Sí, como un fin anunciado y fatal, estos hacinamientos conducen a tragedias como la Masacre de Esteban Echeverría. En una comisaría bonaerense que la Justicia había clausurado y tenía capacidad para 12 internos, había 26, 10 de los cuales murieron en un incendio. Esto es una política criminal, un genocidio por goteo. Un año antes en la comisaria de Pergamino murieron 7 personas de la misma forma. Hablamos de vidas que no le importan a nadie. Una masacre lenta y sin primeras planas.

Son varios los muertos por día por la policía. Casi nadie tiene en cuenta lo que pasa en los neuropsiquiátricos, donde las estadísticas de muerte son mucho más elevadas que en la cárcel.

– ¿Cómo te impresiona la actitud del gobierno en esta causa que maneja el juez Ramos Padilla y cuya magnitud ustedes conocen? ¿Hasta cuándo puede ocultar que de una u otra manera está implicado?
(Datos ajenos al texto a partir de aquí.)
template <bool FAST, bool SEG, bool DEPTH, bool ABS, bool ALPHA>
__device__ __forceinline__ uint32_t backward_tile(const BlendArgs& a, const uint4 item, const float bg0, const float bg1,
                                              const float bg2, float4 (*s0)[WAVE], float4 (*s1)[WAVE], float4 (*s2)[WAVE],
                                              uint32_t (*sid)[WAVE], float4 (*sco)[WAVE],
                                              float (*sacc)[WAVE][bwd_lds_row<DEPTH, ABS>()]) {
  static_assert(!(DEPTH && SEG), "depth backwards walk whole lists: the checkpoints hold no depth");
  constexpr int NM = bwd_moments<DEPTH, ABS>();
  constexpr int IABS = bwd_moments<DEPTH>();
  const int w = (int)(threadIdx.x >> 6), lane = lane_id();
  constexpr PackLanes tail = pack_lanes<NM>();
  auto tail_bit = [lane](uint64_t plane) __attribute__((always_inline)) { return (uint32_t)(plane >> (uint32_t)lane) & 1u; };
  const uint32_t tail_term = tail_bit(tail.term_bit[0]) | tail_bit(tail.term_bit[1]) << 1 | tail_bit(tail.term_bit[2]) << 2 |
                             tail_bit(tail.term_bit[3]) << 3;
  const uint32_t tail_entry = tail_bit(tail.entry_bit[0]) | tail_bit(tail.entry_bit[1]) << 1;
  const bool tail_adds = tail_bit(tail.adds) != 0u;
  uint32_t tile = item.x;
  const bool half_item = (tile & BWD_ITEM_HALF) != 0u;
  const uint32_t part = (tile & BWD_ITEM_PART) ? 1u : 0u;
  const bool seg_item = SEG && (tile & BWD_ITEM_SEG) != 0u;
  const uint32_t seg_first = (tile >> BWD_SEG_SHIFT) & 15u, seg = (tile >> BWD_NSEG_SHIFT) & 15u;
  tile &= BWD_ITEM_TILE;
  const uint32_t list_base = item.y, tile_max = item.z;
  if (tile_max == 0) return 0u;
  const uint32_t seg_lo = seg_item ? a.ck_pos.pos(seg_first) : 0u;
  const uint32_t nslots = (uint32_t)a.ck_slots;
  const uint32_t seg_hi = (seg_item && seg != nslots - 1u) ? min(tile_max, a.ck_pos.pos(seg + 1u)) : tile_max;
  if (seg_lo >= seg_hi) return 0u;
  PixelWave pw;
  const bool has_pixels = setup_wave(a, tile, half_item ? 2u * part + (uint32_t)(w >> 1) : (uint32_t)w, pw);
  const float pfx = (float)pw.px, pfy = (float)pw.py;
  const float qx0 = (float)(pw.px - (lane & 7)), qy0 = (float)(pw.py - (lane >> 3));
  if (half_item) pw.inside = pw.inside && ((lane >> 5) == (w & 1));
  const size_t HW = (size_t)a.H * a.W;
  const bool live = has_pixels && pw.inside;
  const size_t pix = live ? (size_t)pw.py * a.W + pw.px : (size_t)0;
  const float T_final_ld = a.final_T[pix];
  const uint32_t n_contrib_ld = a.n_contrib[pix];
  const float dpx_ld[3] = {a.dL_dpix[pix], a.dL_dpix[HW + pix], a.dL_dpix[2 * HW + pix]};
  const float dpd_ld = DEPTH ? a.dL_ddepth[pix] : 0.f;
  const float dpa_ld = ALPHA ? a.dL_dalpha[pix] : 0.f;
  ChunkWalker<false> walk(a, list_base + seg_lo, seg_hi - seg_lo);

  const float T_final = live ? T_final_ld : 0.f;
  float T = T_final;
  const uint32_t last_contributor = live ? n_contrib_ld : 0u;
  const uint32_t maxc = wave_max_u32_dpp(last_contributor);
  const float dpx[3] = {live ? dpx_ld[0] : 0.f, live ? dpx_ld[1] : 0.f, live ? dpx_ld[2] : 0.f};
  const float dpd = live ? dpd_ld : 0.f;
  const float dpa = live ? dpa_ld : 0.f;
  const float bg_dot_dpixel = ALPHA ? ((0.f + bg0 * dpx[0]) + bg1 * dpx[1] + bg2 * dpx[2]) - dpa
                                    : (0.f + bg0 * dpx[0]) + bg1 * dpx[1] + bg2 * dpx[2];
  const float neg_Tfinal_bg = -T_final * bg_dot_dpixel;
  const float ddelx_dx = 0.5f * a.W, ddely_dy = 0.5f * a.H;

  float B_acc = 0.f, last_cdot = 0.f;
  float last_alpha = 0.f;
  const uint64_t lt_mask = (1ull << lane) - 1ull;
  if (seg_item && last_contributor > seg_hi) {
    const uint32_t pidx = (uint32_t)((pw.py & (TILE - 1)) * TILE + (pw.px & (TILE - 1)));
    const size_t slot0 = (size_t)a.ck_table[tile] * nslots;
    uint32_t m = 0u;
#pragma unroll
    for (uint32_t k = 1u; k < (uint32_t)CK_MAX; ++k) m += (k < nslots && last_contributor - 1u >= a.ck_pos.pos(k)) ? 1u : 0u;
    float b0 = 0.f, b1 = 0.f, b2 = 0.f;
    auto add_slot = [&](uint32_t k, uint32_t top) __attribute__((always_inline)) {
      if (k > seg && k <= m) {
        const float4 sk = a.ck_pool[(slot0 + (k + 1u < top ? k + 1u : 0u)) * (TILE * TILE) + pidx];
        b0 += sk.y;
        b1 += sk.z;
        b2 += sk.w;
      }
    };
    auto sum_behind = [&](auto slots_c) __attribute__((always_inline)) {
      constexpr uint32_t S = decltype(slots_c)::value;
#pragma unroll
      for (uint32_t i = 1u; i < S; ++i) add_slot(S - i, S);
    };
    if (nslots == (uint32_t)CK_MAX / 2u) sum_behind(std::integral_constant<uint32_t, (uint32_t)CK_MAX / 2u>{});
    else if (nslots == (uint32_t)CK_MAX) sum_behind(std::integral_constant<uint32_t, (uint32_t)CK_MAX>{});
    else
      for (uint32_t k = nslots - 1u; k > seg; --k) add_slot(k, nslots);
    T = a.ck_pool[(slot0 + seg + 1u) * (TILE * TILE) + pidx].x;
    B_acc = (b0 * dpx[0] + b1 * dpx[1] + b2 * dpx[2]) / T;
  }

  auto flush = [&](uint32_t fb, uint32_t fsize) __attribute__((always_inline)) {
    const uint32_t col = (uint32_t)lane & 15u, sub = (uint32_t)lane >> 4;
    const uint32_t ia = col == ACC_MEAN2D || col == ACC_MEAN2D + 1u ? 1u
                        : col == ACC_OPACITY ? 0u
                        : col == ACC_CONIC ? 3u : col == ACC_CONIC + 1u ? 4u : col == ACC_CONIC + 3u ? 5u
                        : col >= ACC_COLOR && col < ACC_COLOR + 3u ? 6u + (col - ACC_COLOR)
                        : DEPTH && col == ACC_DEPTH ? 9u
                        : ABS && (col == ACC_ABS2D || col == ACC_ABS2D + 1u) ? (uint32_t)IABS + (col - ACC_ABS2D)
                        : (uint32_t)NM;
#pragma unroll
    for (uint32_t jj = 0; jj < 4u; ++jj) {
      const uint32_t p = 16u * (uint32_t)w + 4u * jj + sub;
      if (16u * (uint32_t)w + 4u * jj >= fsize) break;
      float* const row = sacc[fb][p];
      const bool used = p < fsize && ia < (uint32_t)NM;
      const float ma = used ? row[ia] : 0.f;
      const float mb = used && ia == 1u ? row[2] : 0.f;
      const float4 co = sco[fb][p];
      float val;
      bool nz;
      if (ia == 1u) {
        const bool xcol = col == ACC_MEAN2D;
        const float scale = xcol ? ddelx_dx : ddely_dy, c1 = xcol ? co.x : co.y, c2 = xcol ? co.y : co.z;
        val = -(scale * co.w) * (c1 * ma + c2 * mb);
        nz = ma != 0.f || mb != 0.f;
      } else if (ABS && ia >= (uint32_t)IABS) {
        val = ((col == ACC_ABS2D ? ddelx_dx : ddely_dy) * __builtin_fabsf(co.w)) * ma;
        nz = ma != 0.f;
      } else {
        const bool conic = ia >= 3u && ia <= 5u;
        val = conic ? (-0.5f * co.w) * ma : ma;
        nz = ma != 0.f;
      }
      if (used && nz) unsafeAtomicAdd(&a.acc[(size_t)sid[fb][p] * ACC_ROW + col], val);
      if (a.touched != nullptr) {
        const uint64_t nzm = __ballot(used && nz);
        if (col == 15u && p < fsize && ((nzm >> (16u * sub)) & 0xffffull) != 0ull) a.touched[sid[fb][p]] = 1;
      }
      if (p < fsize && col < (uint32_t)NM) row[col] = 0.f;
    }
  };

  uint32_t pend_size = 0u;
  for (; walk.valid(); walk.advance()) {
    const uint32_t csize = walk.chunk_size();
    const uint32_t cb = walk.chunk & 1u;
    if (w == 0 && (uint32_t)lane < csize) {
      sid[cb][lane] = walk.cur.id;
      sco[cb][lane] = walk.cur.r0;
    }
    const uint32_t pos = seg_lo + walk.lane_pos();
    const uint32_t chunk_lo = seg_hi - min(seg_hi - seg_lo, (walk.chunk + 1u) * (uint32_t)WAVE);
    const uint64_t live_m = __ballot(last_contributor > chunk_lo);
    bool keep = false;
    if (live_m != 0) keep = chunk_cull(live_m, qx0, qy0, ((uint32_t)lane < csize) && (pos < maxc), walk.cur);
    const uint64_t m = __ballot(keep);
    const uint32_t cnt = (uint32_t)__popcll(m);
    const uint32_t cnt4 = (cnt + GROUP - 1) & ~(uint32_t)(GROUP - 1);
    if (keep) {
      const uint32_t slot = (uint32_t)__popcll(m & lt_mask);
      s0[w][slot] = make_float4(-0.5f * walk.cur.r0.x, -walk.cur.r0.y, -0.5f * walk.cur.r0.z, walk.cur.r0.w);
      s1[w][slot] = make_float4(walk.cur.r1.x, walk.cur.r1.y, walk.cur.r1.z, __uint_as_float(pos));
      s2[w][slot] = make_float4(walk.cur.r2.x, walk.cur.r2.y, walk.cur.r2.z, __uint_as_float((uint32_t)lane));
    }
    if ((uint32_t)lane >= cnt && (uint32_t)lane < cnt4) {
      s0[w][lane] = make_float4(0.f, 0.f, 0.f, 0.f);
      s1[w][lane] = make_float4(0.f, 0.f, 0.f, __uint_as_float(0xffffffffu));
      s2[w][lane] = make_float4(0.f, 0.f, 0.f, __uint_as_float(0u));
    }
    wave_lds_sync();
    if (pend_size != 0u) flush(cb ^ 1u, pend_size);
    pend_size = csize;

    for (uint32_t j = 0; j < cnt4; j += GROUP) {
      float G[GROUP], al[GROUP], dxs[GROUP], dys[GROUP];
      bool contrib[GROUP];
      float4 cos_[GROUP], cols[GROUP];
      float dep[GROUP];
      bool any = false;
#pragma unroll
      for (int u = 0; u < GROUP; ++u) {
        const float4 g = s1[w][j + u];
        dep[u] = DEPTH ? g.z : 0.f;
        cos_[u] = s0[w][j + u];
        cols[u] = s2[w][j + u];
        const uint32_t c = __float_as_uint(g.w);
        dxs[u] = g.x - pfx;
        dys[u] = g.y - pfy;
        const float power = blend_power_prescaled(cos_[u].x, cos_[u].y, cos_[u].z, dxs[u], dys[u]);
        G[u] = blend_exp<FAST>(power);
        al[u] = fminf(0.99f, cos_[u].w * G[u]);
        contrib[u] = (c < last_contributor) && !(power > 0.0f) && !(al[u] < 1.0f / 255.0f);
        any = any || contrib[u];
      }
      if (!__any(any)) continue;

      float v[NM][GROUP];
      {
#pragma clang fp contract(fast)
#pragma unroll
        for (int u = 0; u < GROUP; ++u) {
          const bool on = contrib[u];
          const float alpha = on ? al[u] : 0.f;
          const float inv_one_m = rcp_refined(1.f - alpha);
          const float cdot = DEPTH ? cols[u].x * dpx[0] + cols[u].y * dpx[1] + cols[u].z * dpx[2] + dep[u] * dpd
                                   : cols[u].x * dpx[0] + cols[u].y * dpx[1] + cols[u].z * dpx[2];
          const RecStep rs = accum_rec_step(T, B_acc, last_alpha, last_cdot, inv_one_m, cdot);
          T = rs.T;
          B_acc = rs.B_acc;
          const float dL_dalpha = rs.dL_dalpha + neg_Tfinal_bg * inv_one_m;
          last_alpha = alpha;
          last_cdot = on ? cdot : last_cdot;
          const float q = on ? G[u] * dL_dalpha : 0.f;
          const float mD = alpha * T;
          geometry_moments(v, u, q, dxs[u], dys[u]);
          v[6][u] = mD * dpx[0];
          v[7][u] = mD * dpx[1];
          v[8][u] = mD * dpx[2];
          if constexpr (DEPTH) v[9][u] = mD * dpd;
          if constexpr (ABS) {
            const float qx = v[1][u], qy = v[2][u];
            v[IABS][u] = __builtin_fabsf(2.f * cos_[u].x * qx + cos_[u].y * qy);
            v[IABS + 1][u] = __builtin_fabsf(cos_[u].y * qx + 2.f * cos_[u].z * qy);
          }
        }
      }
      float tot = wave_sum4_pack<NM, !ABS>(v);
      asm volatile("" : "+v"(tot));
      if (tail_adds) {
        const uint32_t my_slot = __float_as_uint(s2[w][j + tail_entry].w);
        atomicAdd(&sacc[cb][my_slot][tail_term], tot);
      }
    }
    __syncthreads();
  }
  asm volatile("" ::"v"(walk.nxt.r0.x), "v"(walk.nxt.r1.x), "v"(walk.nxt.r2.x), "v"(walk.id_next), "v"(walk.id_next2));
  if (pend_size != 0u) flush((walk.chunk - 1u) & 1u, pend_size);
  return seg_hi - seg_lo;
}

Se debería esperar que un gobierno democrático, comprometido con las instituciones, actué de otra manera. Es decir, que colaborara con la Justicia.

Debería reflexionar con más tranquilidad. Acá hay dos posibilidades: la primera es que los servicios de Inteligencia están implicados; la otra, es que no están implicados pero desconocían lo que pasó pese a que se pudo poner en riesgo el orden democrático. En cualquiera de las opciones, se está hablando de una crisis enorme de los Servicios de Inteligencia. Lo menos que podría hacer es intervenirlos. En cambio se cierra, amenaza a quien investiga.

«Sí es claro que estamos ante una red de espionaje ilegal que trabaja con información de organismos estatales y extranjeros. Hay sectores que pregonan que dándole más poder al Estado que controla y vigila a todo el mundo, se mete en la vida de las personas, puede manejarse a toda una sociedad».